A warning that this debate is incredibly triggering. I am quite frankly shocked by Naomi Wolf’s willingness to downplay the rape allegations in her attempt to defend Assange. What happened to nuance? Is Wolf completely unable to defend WikiLeaks and take rape allegations seriously as the same time? Wolf denies she’s victim blaming in this case, but I don’t know how to read this any differently: her argument falls apart in my eyes, but it seems to start from the place that if you’ve given consent once consent can be assumed from then on. Yeah, she’s basically saying, “Well, it’s complicated,” such an overwhelmingly standard rape apologist argument at this point it’s extraordinary to me someone with Wolf’s years of experience with the issue could speak like this.

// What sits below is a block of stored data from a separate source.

typedef struct cgen_wgrad_args {
  int32_t dtype, n, h, w, ks, nseg, act, nsplit;
  cgen_view seg[CGEN_MAX_SEG];
  cgen_view gout;
  float* partial_w;
  float* partial_b;
} cgen_wgrad_args;
int cgen_conv2d_wgrad_plan(const cgen_wgrad_args* a, int32_t* tiled_out);
typedef struct {
  int32_t ncf, ks, lds_bytes, nblocks;
  int64_t blocks_offset;
} cgen_wgrad_batch_launch;
int cgen_conv2d_wgrad_batch_plan(const cgen_wgrad_args* args, int32_t count, void* blob_host, int64_t capacity, int64_t* blob_bytes,
                                 cgen_wgrad_batch_launch* launches, int32_t max_launches, int32_t* n_launches, int32_t* eligible);
int cgen_conv2d_wgrad_batch_run(const void* blob_dev, const cgen_wgrad_batch_launch* launches, int32_t n_launches, int32_t max_workgroups,
                               cgen_stream_t);
int cgen_conv2d_wgrad(const cgen_wgrad_args* a, cgen_stream_t stream);

typedef struct cgen_wprep_desc {
  const float* src;
  void* dst;
  int32_t co, ci_total, ks, mode;
  int32_t nseg, seg_off;
  int32_t seg_c[CGEN_MAX_SEG];
  int32_t dtype, rows_pad, k_pad, reserved;
  int64_t numel;
} cgen_wprep_desc;
int cgen_weight_prep(const cgen_wprep_desc* descs_dev, const int32_t* chunk_site_dev, const int32_t* chunk_index_dev,
                     int32_t nchunks, cgen_stream_t stream);

typedef struct cgen_wred_desc {
  const float* partial_w;
  const float* partial_b;
  float* grad_w;
  float* grad_b;
  int32_t co, ci_total, ks, nsplit;
  int32_t accumulate;
  float unscale;
  int32_t layout;
  int32_t reserved;
  int64_t numel;
} cgen_wred_desc;
int cgen_wgrad_reduce(const cgen_wred_desc* descs_dev, const int32_t* chunk_site_dev, const int32_t* chunk_index_dev,
                      int32_t nchunks, cgen_stream_t stream);

int cgen_avgpool_fwd(int32_t dtype, int32_t n, int32_t ho, int32_t wo, int32_t d, cgen_view in, cgen_view out, cgen_stream_t);
int cgen_avgpool_bwd(int32_t dtype, int32_t n, int32_t ho, int32_t wo, int32_t d, cgen_view gout, cgen_view gin,
                     int32_t accumulate, cgen_stream_t);
int cgen_adaptive_avgpool_fwd(int32_t dtype, int32_t n, int32_t hi, int32_t wi, int32_t ho, int32_t wo, cgen_view in, cgen_view out,
                              cgen_stream_t);
int cgen_adaptive_avgpool_bwd(int32_t dtype, int32_t n, int32_t hi, int32_t wi, int32_t ho, int32_t wo, cgen_view gout, cgen_view gin,
                              int32_t accumulate, cgen_stream_t);
int cgen_upsample_fwd(int32_t dtype, int32_t n, int32_t hi, int32_t wi, int32_t ho, int32_t wo, cgen_view in,
                      const float* bias, cgen_view out, cgen_stream_t);
int cgen_upsample_bwd(int32_t dtype, int32_t n, int32_t hi, int32_t wi, int32_t ho, int32_t wo, cgen_view gout,
                      cgen_view gin, int32_t accumulate, cgen_stream_t);
int cgen_batch_reduce(int32_t dtype, int32_t n, int32_t h, int32_t w, cgen_view in, float* out, int32_t accumulate,
                      float unscale, cgen_stream_t);
int cgen_batch_broadcast(int32_t dtype, int32_t n, int32_t h, int32_t w, const float* src, cgen_view out, cgen_stream_t);
int cgen_axpby(int32_t dtype, int32_t n, int32_t h, int32_t w, cgen_view in, cgen_view out, float alpha, float beta,
               int32_t c_from, int32_t accumulate, cgen_stream_t);
int cgen_nchw_to_nhwc(int32_t src_is_u8, int32_t dtype, int32_t n, int32_t c, int32_t h, int32_t w, const void* src,
                      cgen_view out, float sub, float mul, cgen_stream_t);
int cgen_stem_conv_supported(int32_t dtype, int32_t cin, int32_t ks, int32_t co);
int cgen_stem_conv_fwd(int32_t dtype, int32_t n, int32_t h, int32_t w, int32_t cin, int32_t ks, int32_t co, cgen_view in,
                       const float* weight_oihw, const float* bias, cgen_view out, cgen_stream_t);
int cgen_im2col(int32_t dtype, int32_t n, int32_t h, int32_t w, int32_t ks, cgen_view in, cgen_view out, cgen_stream_t);
int cgen_im2col_strided(int32_t dtype, int32_t n, int32_t h, int32_t w, int32_t ks, int32_t stride, int32_t pad, int32_t ho,
                        int32_t wo, cgen_view in, cgen_view out, cgen_stream_t);
int cgen_col2im_strided(int32_t dtype, int32_t n, int32_t h, int32_t w, int32_t ks, int32_t stride, int32_t pad, int32_t ho,
                        int32_t wo, cgen_view gcol, cgen_view gin, int32_t accumulate, cgen_stream_t);
#define CGEN_UNARY_LEAKY_RELU 3
#define CGEN_UNARY_CLAMP_MIN 4
#define CGEN_UNARY_ADD 5
int cgen_unary_fwd(int32_t dtype, int32_t op, float param, int32_t n, int32_t h, int32_t w, int32_t c, cgen_view in, cgen_view out,
                   cgen_stream_t);
int cgen_unary_bwd(int32_t dtype, int32_t op, float param, int32_t n, int32_t h, int32_t w, int32_t c, cgen_view x, cgen_view gout,
                   cgen_view gin, int32_t accumulate, cgen_stream_t);
int cgen_nhwc_to_nchw(int32_t dtype, int32_t n, int32_t c, int32_t h, int32_t w, cgen_view in, float* dst, cgen_stream_t);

Friedman actually has to say, in a debate with Naomi Wolf, “Consent is not a light switch. Just because you’ve consented to one sexual activity, say taking your clothes off, doesn’t mean you’ve consented to all sexual activity.” And further, “Every sexual person has the responsibility to get affirmative consent from their sexual partner.”

I really want to give props to Friedman. I don’t know that I could have responded to Wolf’s opening statements without flipping my shit, and Friedman does an extraordinary job of pushing back against rape apology from a self-identified “feminist.”

You can’t give consent while you’re asleep. This is obvious. So is the fact that states are acting in a politically motivated way when it comes to Assange. I believe a feminist should be able to hold both these realities in their mind at the same time.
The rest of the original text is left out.